But I do pose the manner in which I construe the meaning of dasein above as revolving around ethics, morality and the law.
In judging George’s action there are facts that can be demonstrated/established. Objective truths embedded in his life predisposing him to shoot the dog.
Mitigating circumstances they might be called if it were ever to become a matter of the law.
Dasein as I understand it is largely moot here. There are facts about “I” which are not really open to dispute. Where was “I” born"? When was “I” born? What are “I’s” genetic/biological components? Who were part of “I’s” family? “I’s” community? What was “I” indoctrinated to believe about particular moral and political issues as a child? What was “I” indoctrinated to believe about God and religion as a child. These are facts that may or may not be conclusively established. Facts that objectively are true for all of us. Why? Because they are in fact true.
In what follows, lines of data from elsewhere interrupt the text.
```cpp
uint64_t table_budget(const DevicePool &pool, uint64_t reserve) {
    if (g_ws_limit) return g_ws_limit;
    size_t fr = 0, tot = 0;
    if (hipMemGetInfo(&fr, &tot) != hipSuccess) return (uint64_t)16 << 30;
    const double frac = g_knobs.mem_fraction > 0.0 ? g_knobs.mem_fraction : 0.9;
    const double b = frac * (double)(fr + pool.owned_table_bytes()) - (double)reserve;
    return (uint64_t)std::max(b, 64.0 * 1024 * 1024);
}
uint64_t planned_budget(const DevicePool &pool) {
    if (g_ws_limit) return g_ws_limit;
    size_t fr = 0, tot = 0;
    if (hipMemGetInfo(&fr, &tot) != hipSuccess) return (uint64_t)16 << 30;
    const double frac = g_knobs.mem_fraction > 0.0 ? g_knobs.mem_fraction : 0.95;
    return (uint64_t)(frac * (double)(fr + pool.owned_bytes()));
}

static std::mutex g_pool_mu;
static DevicePool *g_pools[64] = {};
// ... 896 lines not shown
```

dbgphmm_amd/csrc/dense.hip:

```cpp
#include <algorithm>
#include <cmath>
#include <cstring>
#include <numeric>
#include <type_traits>

#include "dense_internal.h"
#include "lds_dma.h"
#include "prefix_share.h"

#ifndef PHMM_FWD_PF
#define PHMM_FWD_PF 2
#endif
#ifndef PHMM_BWD_PF
#define PHMM_BWD_PF 1
#endif
#ifndef PHMM_SMALLW_WAVES
#define PHMM_SMALLW_WAVES 3
#endif

namespace phmm {


__device__ __forceinline__ int xcd_block(int b, int nblk8) {
    int per = nblk8 >> 3;
// ... 481 lines not shown
    const int cn = a.bcols == 2 ? ((pos + 1) & 1) : (pos + 1 < a.Lc ? pos + 1 : 0);
    const int cc = a.bcols == 2 ? (pos & 1) : pos;
    const double *nm = a.Bm + ((size_t)g * a.bcols + cn) * NW;
    const double *ni = a.Bi + ((size_t)g * a.bcols + cn) * NW;
    double *om = a.Bm + ((size_t)g * a.bcols + cc) * NW;
    double *oi = a.Bi + ((size_t)g * a.bcols + cc) * NW;
    double *od = a.Bd ? a.Bd + ((size_t)g * a.bcols + cc) * NW : nullptr;

    double wgt = 0.0, wgt2 = 0.0;
    const double *fm = nullptr, *fi = nullptr, *fd = nullptr, *gm = nullptr, *gi = nullptr, *gd = nullptr;
    const bool want_post = a.want_freq || a.want_map;
    if (want_post && live) {
        const double lpf = a.logPf[g * W + r];
        if (lpf > -INFINITY) {
            if (pos >= 1) {
                const int fe = a.FE[((size_t)g * (a.Lc + 1) + (pos - 1)) * W + r];
                wgt = exp((double)(fe + Epos) * LN2 - lpf);
            }
            if (first && !sparse_tail) {
                const int fe = a.FE[((size_t)g * (a.Lc + 1) + pos) * W + r];
                wgt2 = exp((double)fe * LN2 - lpf) * lp.p_end;
            }
        }
    }
    if (want_post) {
        const size_t cprev = ((size_t)g * a.Lc + (pos > 0 ? pos - 1 : 0)) * NW;
        const size_t ccur = ((size_t)g * a.Lc + pos) * NW;
        fm = a.Fm + cprev; fi = a.Fi + cprev; fd = a.Fd + cprev;
        gm = a.Fm + ccur; gi = a.Fi + ccur; gd = a.Fd + ccur;
    }
    int rf = r;
    if (VF && want_post) {
        const uint32_t v = share_lane_of_column(a.vlane[g * W + r], pos - 1);
        const size_t vc = ((size_t)(v / SHARE_W) * a.vLc + (pos - 1)) * NW;
        fm = a.vFm + vc; fi = a.vFi + vc; fd = a.vFd + vc;
        rf = (int)(v % SHARE_W);
    }

    double vmax = 0.0, s1 = 0.0, s2 = 0.0, pmx = 0.0, pmx2 = 0.0;
    double *Pa = a.want_map ? a.Pa + (size_t)g * NW : nullptr;
    double *Pb = a.want_map ? a.Pb + (size_t)g * NW : nullptr;
    if (lb < a.nblk && compute) {
        constexpr int H = CHAIN_HOPS;
        const int kbase = lb * (a.npt * ROWS) + row * a.npt + hull_first;
        double E1 = 0.0, E2 = 0.0, E3 = 0.0, E4 = 0.0, E5 = 0.0, Q1 = 0.0, Q2 = 0.0, Q3 = 0.0, Q4 = 0.0, Q5 = 0.0, TE = 0.0;
        int nvalid = 0;
        constexpr int PFB = DMA_ ? BDMA_DEPTH : PHMM_BWD_PF;
        double nx_m[PFB], nx_i[PFB], nx_fm[PFB], nx_fi[PFB], nx_fd[PFB];
        const double *lfm = want_post ? fm : nm, *lfi = want_post ? fi : nm, *lfd = want_post ? fd : nm;
        const int jtop = hull_top < a.N - 1 - kbase ? hull_top : a.N - 1 - kbase;
        const int l64 = threadIdx.x & 63;
        const double *srcA = (l64 < 32 ? nm : ni) + 2 * (l64 & 31);
        const double *srcB = (l64 < 32 ? lfm : lfi) + 2 * (l64 & 31);
        const double *srcC = lfd + 2 * (l64 & 31);
        const uint32_t ring_base =
            DMA_ ? (uint32_t)__builtin_amdgcn_readfirstlane(
                       (int)(uint32_t)(uintptr_t)&ring[(threadIdx.x >> 6) * BDMA_DEPTH * BDMA_SLOT])
                 : 0u;
        const double *ring_w = &ring[DMA_ ? (threadIdx.x >> 6) * BDMA_DEPTH * BDMA_SLOT : 0];
        const int n1 = __any(live) ? 2 + (od ? 1 : 0) : 0;
        if (W == 64 && a.skcells) {
            const unsigned long long nlive = (unsigned long long)__popcll(__ballot(live));
            if (l64 == 0 && jtop >= 0) atomicAdd(a.skcells, nlive * (unsigned long long)(jtop + 1));
        }
        const int ns = n1 + ((a.want_map && __any(live)) ? 1 : 0) + (a.want_freq ? 2 : 0);
#pragma unroll
        for (int u = 0; u < PFB; u++) {
            int v0 = kbase + (jtop - u > 0 ? jtop - u : 0);
// ... 960 lines not shown
```

dbgphmm_amd/csrc/dense_internal.h:

```cpp
#pragma once

#include <vector>

#include "phmm_internal.h"
#include "seg_hull.h"

namespace phmm {

static constexpr double LN2 = 0.693147180559945309417232121458;
static constexpr int BLOCK = 256;

struct DenseArgs {
    int N, ng, Lc, nblk, npt;
    int g_off;
    const NodeRec *nodes;
    const uint8_t *emis;
    const double *init, *dinit, *tdinit;
    const uint32_t *fc_off;
    const FwdEntry *fc;
    const uint32_t *bc_off;
    const BwdEntry *bc;
    const uint32_t *fh_off, *bh_off;
    const HopEntry *fh, *bh;
    int hop_mode;
// ... 6 lines not shown
    unsigned long long *cmaxF;
    double *epart;
    int eall;
    double *logPf;
    double *logE;
    double *Bm, *Bi, *Bd;
    int bcols;
    int *BE;
    unsigned long long *cmaxB;
    double *bpart;
    double *logmbB, *logibB;
    double *accg;
    int want_freq;
    int nblk8;
    unsigned long long *tmaxF;
    const int *bstart;
    int want_map;
    double *Pa, *Pb;
    double *Prun;
    unsigned long long *pmax;
    const int *wf_sw;
    const uint8_t *wf_mode;
    int *wf_sub;
    int *wf_cnt;
    uint32_t *wf_node;
    double *wf_tot;
    double wf_ratio;
    double wf_ub_a, wf_ub_b;
    const uint32_t *rs_off = nullptr, *rs = nullptr;
    uint32_t *skH = nullptr;
    uint8_t *skA = nullptr;
    int nrun = 0, nseg = 0, sseg = 1;
    unsigned long long *skcells = nullptr;
    const double *vFm = nullptr, *vFi = nullptr, *vFd = nullptr;
    const uint32_t *vlane = nullptr;
    int vLc = 0, vJ = 0;
};
static constexpr int WF_CAP = 1024;


struct Plan {
    int W, ng_total, npt, nblk, nblk8;
    std::vector<uint32_t> order;
};

Plan make_plan(const phmm_model *m, const phmm_reads *reads, int forced_w);
Plan make_plan_ids(const phmm_model *m, const phmm_reads *reads, const std::vector<uint32_t> &ids);
void layout(DenseArgs &a, int W, bool full_b, void *tables, void *misc, size_t &tb, size_t &mb,
            bool backward_only = false);
void fill_model_args(DenseArgs &a, const phmm_model *m);
void host_logib(const phmm_model *m, size_t n, std::vector<double> &out);
void launch_fwd_step(int W, const DenseArgs &a, int pos);
void launch_fwd_finish(int W, const DenseArgs &a);
void launch_bwd_step(int W, const DenseArgs &a, int pos);
void launch_bwd_finish(int W, const DenseArgs &a);

struct ExactTables {
    double *f_m, *f_i, *f_d, *f_scal, *b_m, *b_i, *b_d, *b_scal;
};
void exact_dense_reads(phmm_model *m, const uint8_t *bases, const uint64_t *off, const std::vector<uint32_t> &ids, double *lf,
                       double *lb, double *freq_dev, const ExactTables *tabs, double *edge_freq_dev = nullptr,
                       double *init_freq_dev = nullptr);
bool certify_dense(int N, int len, double log2P, const int *FE, const double *log2maxF, const int *BE, const double *log2maxB,
                   double log2_p_end);
bool certify_dense_cells(int N, int len, const int *E, const double *log2max, bool backward);

}
// ... 1 lines not shown
```

dbgphmm_amd/csrc/phmm_internal.h:

```cpp
#pragma once

#include <hip/hip_runtime.h>

#include <cstdint>
#include <cstdio>
#include <memory>
#include <mutex>
#include <string>
#include <vector>

#include "../../include/phmm_amd.h"
#include "../../include/phmm_amd_states.h"
#include "../../include/phmm_amd_path.h"
#include "../../include/phmm_amd_share.h"

namespace phmm {

void set_error(const std::string &msg);
int fail(int code, const std::string &msg);

struct Error {
    int code;
    std::string msg;
};
// ... 311 lines not shown
    bool trace = false;
    bool no_lean = false;
    bool no_wide_class = false;
    bool no_packed = false;
    int packed_cpl = 0;
    bool no_exact_hinted = false;
    bool no_exact_dense = false;
    bool wide_hinted = false;
    bool no_wide_hinted = false;
    bool no_wide_list_bwd = false;
    bool wide_edge_bwd = false;
    bool wide_states_bwd = false;
    int wide_bwd_t = 0;
    int wide_hinted_cpb = 0;
    bool no_side_worker = false;
    bool no_wide_handover = false;
    int workers = 1;
    int warm_cols = 0;
    int chunk_groups = 0;
    bool no_keep_all = false;
    int pipeline_min_groups = 8;
    bool no_runmax = false;
    bool force_radix = false;
    bool serial_emit = false;
    bool emit_high_priority = false;
    bool no_dma = false;
    bool bwd_dma = false;
    bool no_bwd_skip = false;
    int dense_streams = 0;
    int dense_w = 0;
    int dense_npt = 0;
    double mem_fraction = 0.0;
    int share_prefix = -1;
};
const Knobs &knobs();
void refresh_knobs();

void model_build_host(phmm_model *m);
void model_upload(phmm_model *m);
const RunSucc &model_run_successors(phmm_model *m, int seg);

void run_dense(phmm_model *m, const phmm_reads *reads, double *out_lf, double *out_lb,
               double *out_nf);
void full_prob_sparse_backward(phmm_model *m, const phmm_reads *reads, double *out_logp, double *out_total);
void backward_sparse_tables(phmm_model *m, const uint8_t *read, uint64_t len, double *b_m, double *b_i, double *b_d,
                            double *b_scal, uint8_t *is_dense);
void run_sparse(phmm_model *m, const phmm_reads *reads, double *out_lf, double *out_lb, double *out_nf);
void run_dense_edges(phmm_model *m, const phmm_reads *reads, double *out_lf, double *out_ef, double *out_if);
struct RecPool;
void full_prob_reads_hinted(phmm_model *m, const phmm_reads *reads, const phmm_mappings *mp, uint32_t n_cand,
                            const double *init_logp, const double *trans_logp, double *out_logp,
                            double *out_total, const RecPool *pool = nullptr, const uint32_t *copy_nums = nullptr,
                            uint32_t min_copy_num = 0);
void full_prob_reads_copy_num_changes(phmm_model *m, const phmm_reads *reads, const phmm_mappings *mp,
                                      const uint32_t *base_cn, uint32_t min_cn, uint32_t n_cand, const uint64_t *chg_off,
                                      const uint32_t *chg_node, const uint32_t *chg_cn, double *out_logp,
                                      double *out_total, uint64_t *out_n_rescored);
void likelihood_refresh(phmm_likelihood *lk);
void likelihood_score_changes(phmm_likelihood *lk, uint32_t n_cand, const uint64_t *chg_off, const uint32_t *chg_node,
                              const uint32_t *chg_cn, double *out_logp, double *out_total, uint64_t *out_n_rescored,
                              bool by_group = false);
void likelihood_move(phmm_likelihood *lk, uint64_t n_chg, const uint32_t *chg_node, const uint32_t *chg_cn,
                     double *out_total, uint64_t *out_n_rescored, bool by_group = false);
void likelihood_current(const phmm_likelihood *lk, uint32_t *out_cn, double *out_logp, double *out_total);
void upload_reads(const phmm_reads *r);
void upload_mappings(const phmm_mappings *mp);
// ... 24 lines not shown
```

dbgphmm_amd/csrc/prefix_share.h:

```cpp
#pragma once

#include <cstdint>

#if defined(__HIPCC__)
#define PHMM_SHARE_FN __host__ __device__ inline
#else
#define PHMM_SHARE_FN inline
#endif

namespace phmm {

static constexpr int SHARE_MIN_J = 2, SHARE_MAX_J = 6;
static constexpr int SHARE_W = 64;
static constexpr uint64_t SHARE_MEM_DIV = 16;

PHMM_SHARE_FN uint32_t share_lanes(int J) { return 1u << (2 * J); }
PHMM_SHARE_FN uint32_t share_groups(int J) { return (share_lanes(J) + SHARE_W - 1) / SHARE_W; }
PHMM_SHARE_FN uint64_t share_table_bytes(int J, uint64_t N) {
    return (uint64_t)share_groups(J) * (uint64_t)J * N * SHARE_W * 24;
}

PHMM_SHARE_FN int64_t share_gain(int ng, int J) { return (int64_t)ng * J - (int64_t)J * (int64_t)share_groups(J); }

PHMM_SHARE_FN int share_choose_j(int ng, uint64_t N, uint64_t cap) {
    int best = 0;
    int64_t best_gain = 0;
    for (int J = SHARE_MIN_J; J <= SHARE_MAX_J; J++) {
        if (share_table_bytes(J, N) > cap) break;
        const int64_t g = share_gain(ng, J);
        if (g > best_gain) {
            best = J;
            best_gain = g;
        }
    }
    return best;
}

PHMM_SHARE_FN uint32_t share_prefix_index(const uint8_t *digit, int J) {
    uint32_t idx = 0;
    for (int i = 0; i < J; i++) idx |= (uint32_t)(digit[i] & 3u) << (2 * i);
    return idx;
}
PHMM_SHARE_FN uint32_t share_digit(uint32_t idx, int i) { return (idx >> (2 * i)) & 3u; }
PHMM_SHARE_FN uint32_t share_lane_of_column(uint32_t idx, int j) { return idx & (share_lanes(j + 1) - 1u); }

}
```

dbgphmm_amd/csrc/sparse_dyn.hip:

```cpp
#include <algorithm>
#include <cmath>
#include <cstdlib>
#include <cstring>

#include "dense_internal.h"
#include <condition_variable>
#include <deque>
#include <exception>
#include <functional>
#include <memory>
#include <mutex>
#include <thread>

#include "frontier_dev.h"
#include "prefix_share.h"
#include "sparse_dyn.h"
#include "sparse_fwd_kernel.h"
#include "wide_fwd_kernel.h"
#include "lean_fwd_kernel.h"

namespace phmm {
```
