@@ -120,6 +126,7 @@
   if (job.kind == WK_GX3) gx3_weight_job(job.w, job.u, job.Co, job.Kp, lb, nbx * ((job.Co + 63) >> 6));
   else if (job.kind == WK_F4X) wino4x_weight_body<0>(job.w, job.u, job.Co, job.Ci, job.Kp, job.flip, job.scale, lb % nbx, lb / nbx, sg);
   else if (job.kind == WK_F4X_POOL) wino4x_weight_body<1>(job.w, job.u, job.Co, job.Ci, job.Kp, job.flip, job.scale, lb % nbx, lb / nbx, sg);
+  else if (job.kind == WK_F4N) wino4n_weight_body(job.w, job.u, job.Co, job.Ci, job.Kp, job.flip, job.scale, lb % nbx, lb / nbx, sg);
   else if (job.kind == WK_F4) wino4_weight_body<0>(job.w, job.u, job.Co, job.Ci, job.Kp, job.flip, job.scale, lb % nbx, lb / nbx, sg);
   else if (job.kind == WK_F4_POOL) wino4_weight_body<1>(job.w, job.u, job.Co, job.Ci, job.Kp, job.flip, job.scale, lb % nbx, lb / nbx, sg);
   else wino_weight_body(job.w, job.u, job.Co, job.Ci, job.Kp, job.flip, lb % nbx, lb / nbx, sg);
@@ -1122,6 +1129,507 @@
 #endif
 }
 
+#ifndef W4N_ROW_AT
+#define W4N_ROW_AT 5
+#endif
+#ifndef W4N_COL_AT
+#define W4N_COL_AT 10
+#endif
+constexpr int W4NT = 16, W4NN = 128, W4NK = 16;
+constexpr int W4N_PS = 68;
+constexpr int W4N_VSTAGE = 4 * 42 * W4N_PS;
+constexpr int W4N_XS = 68;
+constexpr int W4N_XCH = 36 * W4NT * W4N_XS;
+static_assert(W4N_XCH * 4 <= 163840, "the epilogue's exchange image fits the CU's LDS");
+
+template <int PRO, int MODE>
+__global__ __launch_bounds__(512) void conv_wino4n_kernel(const ConvGemmArgs a, const float* __restrict__ ug) {
+  static_assert(MODE == 0 || MODE == 3, "the 128-column shape runs the plain and the up-sampled-input convolution");
+  constexpr bool UPIN = MODE == 3;
+  constexpr int NI = UPIN ? 4 : 6;
+#ifdef DIAGAN_W4_STAMP
+  const unsigned long long t_kernel = __builtin_amdgcn_s_memtime();
+#endif
+  extern __shared__ __attribute__((aligned(16))) float smem[];
+  const ConvGeom& g = a.g;
+  const int tid = threadIdx.x, lane = tid & 63, wave = __builtin_amdgcn_readfirstlane(tid >> 6);
+  const int tiles_n = g.Co / W4NN;
+  const int tile = xcd_remap(blockIdx.x, gridDim.x);
+  const int t0 = (tile / tiles_n) * W4NT, nb = tile % tiles_n, n0 = nb * W4NN;
+  const int TW = g.Wo >> 2, TH = g.Ho >> 2;
+  const int MT = g.B * TH * TW;
+  const int nk = g.Ci / W4NK;
+  constexpr bool affine = PRO == PRO_AFFINE_RELU || PRO == PRO_AFFINE;
+
+  const int lr = tid & 7, lq = (tid >> 3) & 3, lt = tid >> 5;
+  const int ur = lr >> 1, uc = lr & 1;
+  const bool ract = UPIN || lr < 6;
+  const bool cact = lr < 6;
+  unsigned off[NI];
+  int kbound[NI];
+  float ex0 = 1.f, ex5 = 1.f, ey0 = 1.f, ey5 = 1.f;
+  {
+    const int gt = t0 + lt;
+    const bool tv = gt < MT && ract;
+    const unsigned q1 = fdiv((unsigned)(tv ? gt : 0), a.dWo);
+    const int tx = (tv ? gt : 0) - (int)q1 * TW;
+    const unsigned b = fdiv(q1, a.dHo);
+    const int ty = (int)q1 - (int)b * TH;
+    const int Hx = UPIN ? g.Hi >> 1 : g.Hi, Wx = UPIN ? g.Wi >> 1 : g.Wi;
+    if (UPIN) {
+      const int iy = min(max(2 * ty - 1 + ur, 0), Hx - 1);
+      const int rowbase = ((int)b * Hx + iy) * Wx;
+#pragma unroll
+      for (int c = 0; c < NI; ++c) {
+        const int ix = min(max(2 * tx - 1 + c, 0), Wx - 1);
+        off[c] = tv ? (unsigned)((rowbase + ix) * g.Ci * 4 + lq * 16 + uc * 8) : 0x80000000u;
+        kbound[c] = 0x7fffffff;
+      }
+      ex0 = tx == 0 ? 0.f : 1.f;
+      ex5 = tx == TW - 1 ? 0.f : 1.f;
+      ey0 = ty == 0 ? 0.f : 1.f;
+      ey5 = ty == TH - 1 ? 0.f : 1.f;
+    } else {
+      const int iy = 4 * ty - 1 + lr, ix0 = 4 * tx - 1;
+      const bool rv = tv && iy >= 0 && iy < Hx;
+      const int rowbase = (((int)b * Hx + iy) * Wx + ix0) * g.Ci * 4 + lq * 16;
+#pragma unroll
+      for (int c = 0; c < NI; ++c) {
+        const bool ok = rv && ix0 + c >= 0 && ix0 + c < Wx;
+        off[c] = ok ? (unsigned)(rowbase + c * g.Ci * 4) : 0x80000000u;
+        kbound[c] = ok ? 0x7fffffff : 0;
+      }
+    }
+  }
+  typedef int i32x4 __attribute__((ext_vector_type(4)));
+  i32x4 xsrc;
+  {
+    const unsigned long long xb = (unsigned long long)a.x;
+    xsrc[0] = __builtin_amdgcn_readfirstlane((int)(unsigned)xb);
+    xsrc[1] = __builtin_amdgcn_readfirstlane((int)((unsigned)(xb >> 32) & 0xffffu));
+    xsrc[2] = __builtin_amdgcn_readfirstlane((int)((unsigned)g.B * g.Hi * g.Wi * g.Ci * (UPIN ? 1u : 4u)));
+    xsrc[3] = 0x00020000;
+  }
+  const int pro_group_off = a.pro_group_rows > 0 ? ((t0 * 16) / a.pro_group_rows) * g.Ci : 0;
+  float* const pls = smem + 2 * W4N_VSTAGE;
+  float* const vrow = smem + (UPIN ? (lq * 42 + ur) * W4N_PS + lt * 4 + uc * 2
+                                   : (ract ? (lq * 42 + lr) * W4N_PS + lt * 4 : (1 << 22)));
+  float* const vcol = smem + (cact ? (lq * 42 + 7 * lr) * W4N_PS + lt * 4 : (1 << 22));
+  float* const vcw = smem + (cact ? ((lq & 1) * 42 + 7 * lr) * W4N_PS + lt * 4 + 2 * (lq >> 1) : (1 << 22));
+  const W4Consts kc = w4_consts();
+
+  int x_kk = 0;
+  f32x4 ra[6], psc = {1.f, 1.f, 1.f, 1.f}, psh = {0.f, 0.f, 0.f, 0.f};
+  f32x2 rb[4], psc2 = {1.f, 1.f}, psh2 = {0.f, 0.f};
+#pragma unroll
+  for (int c = NI; c < 6; ++c) ra[c] = f32x4{0.f, 0.f, 0.f, 0.f};
+  auto issue_x = [&](int kk) __attribute__((always_inline)) {
+    const int soff = __builtin_amdgcn_readfirstlane(kk * (W4NK * 4));
+    x_kk = kk;
+    if (UPIN) {
+#pragma unroll
+      for (int c = 0; c < 4; ++c)
+        asm volatile("buffer_load_dwordx2 %0, %1, %2, %3 offen" : "=v"(rb[c]) : "v"(off[c]), "s"(xsrc), "s"(soff) : "memory");
+      return;
+    }
+#pragma unroll
+    for (int c = 0; c < NI; ++c)
+      asm volatile("buffer_load_dwordx4 %0, %1, %2, %3 offen" : "=v"(ra[c]) : "v"(off[c]), "s"(xsrc), "s"(soff) : "memory");
+  };
+  auto wait_inputs0 = [&]() {
+    if (UPIN) asm volatile("s_waitcnt vmcnt(0)" : "+v"(rb[0]), "+v"(rb[1]), "+v"(rb[2]), "+v"(rb[3])::"memory");
+    else asm volatile("s_waitcnt vmcnt(0)" : "+v"(ra[0]), "+v"(ra[1]), "+v"(ra[2]), "+v"(ra[3]), "+v"(ra[4]), "+v"(ra[5])::"memory");
+  };
+  auto row_pass = [&](int stage) __attribute__((always_inline)) {
+    if (affine) {
+      const float* pr = pls + x_kk * W4NK + lq * 4 + (UPIN ? uc * 2 : 0);
+      if (UPIN) {
+        psc2 = *reinterpret_cast<const f32x2*>(pr);
+        psh2 = *reinterpret_cast<const f32x2*>(pr + g.Ci);
+      } else {
+        psc = *reinterpret_cast<const f32x4*>(pr);
+        psh = *reinterpret_cast<const f32x4*>(pr + g.Ci);
+      }
+    }
+    if (UPIN) {
+#pragma unroll
+      for (int c = 0; c < 4; ++c) {
+        f32x2 v = rb[c];
+        if (affine) v = v * psc2 + psh2;
+        if (PRO == PRO_RELU || PRO == PRO_AFFINE_RELU) {
+#pragma unroll
+          for (int e = 0; e < 2; ++e) v[e] = __int_as_float(max(__float_as_int(v[e]), 0));
+        } else if (PRO == PRO_LRELU) {
+#pragma unroll
+          for (int e = 0; e < 2; ++e) {
+            const float q = v[e], q2 = 0.2f * q;
+            asm("v_max_f32 %0, %1, %2" : "=v"(v[e]) : "v"(q), "v"(q2));
+          }
+        }
+        rb[c] = v;
+      }
+      f32x2 t[6];
+      w4_up(rb, t, kc, ex0, ex5);
+      float* vs = vrow + stage * W4N_VSTAGE;
+#pragma unroll
+      for (int j = 0; j < 6; ++j) *reinterpret_cast<f32x2*>(vs + j * 7 * W4N_PS) = t[j];
+      return;
+    }
+#pragma unroll
+    for (int c = 0; c < NI; ++c) {
+      f32x4 v = ra[c];
+      if (PRO != PRO_NONE) {
+        if (affine) v = v * psc + psh;
+#pragma unroll
+        for (int e = 0; e < 4; ++e) {
+          const float q = v[e];
+          float r;
+          if (PRO == PRO_LRELU) {
+            const float q2 = 0.2f * q;
+            asm("v_max_f32 %0, %1, %2" : "=v"(r) : "v"(q), "v"(q2));
+          } else if (PRO == PRO_RELU) {
+            r = __int_as_float(max(__float_as_int(q), 0));
+          } else if (PRO == PRO_AFFINE_RELU) {
+            asm("v_med3_i32 %0, %1, 0, %2" : "=v"(r) : "v"(q), "v"(kbound[c]));
+          } else {
+            r = kbound[c] ? q : 0.f;
+          }
+          v[e] = r;
+        }
+      }
+      ra[c] = v;
+    }
+    f32x4 t[6];
+#pragma unroll
+    for (int c = 0; c < 6; ++c) t[c] = ra[c];
+    w4_bt(t, kc);
+    float* vs = vrow + stage * W4N_VSTAGE;
+#pragma unroll
+    for (int j = 0; j < 6; ++j) *reinterpret_cast<f32x4*>(vs + j * 7 * W4N_PS) = t[j];
+  };
+  auto col_pass = [&](int stage) __attribute__((always_inline)) {
+    float* vs = vcol + stage * W4N_VSTAGE;
+    f32x4 d[6];
+#pragma unroll
+    for (int i = 0; i < (UPIN ? 4 : 6); ++i) d[i] = *reinterpret_cast<const f32x4*>(vs + i * W4N_PS);
+    if (UPIN) {
+      f32x4 t[6];
+      w4_up(d, t, kc, ey0, ey5);
+#pragma unroll
+      for (int i = 0; i < 6; ++i) d[i] = t[i];
+    } else {
+      w4_bt(d, kc);
+    }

It’s just that even in the either/or world only an omniscient God would have access to all of the facts. Facts going all the way back to an understanding of existence itself.
But human interactions with dogs varies down through the ages. And they produce conflicting cultural/individual narratives. For some dogs are part of their diet, for others they are raised to fight other dogs; or, for others still, they are trained to be performers or drug detectors or killers.
The dasein part [as I understand it] revolves around our personal reactions to these behaviors — behaviors construed to be either moral or immoral. As then construed to be bahaviors that ought or ought not to be proscribed.
In other words, philosophers/ethicists do not appear [to me] to have at their disposal the tools necessary to resolve these conflicting narratives/values/behaviors.
How are rational men and women obligated to treat dogs?
And the crucial factor embedded in the determinism debate revolves around establishing the extent to which all human behaviors are only ever as they could have been.
No less so in human beings than as in dogs. As in termites. It’s just that our own species has acquired the illusion that “I” chooses these things with at least some measure of actual autonomy.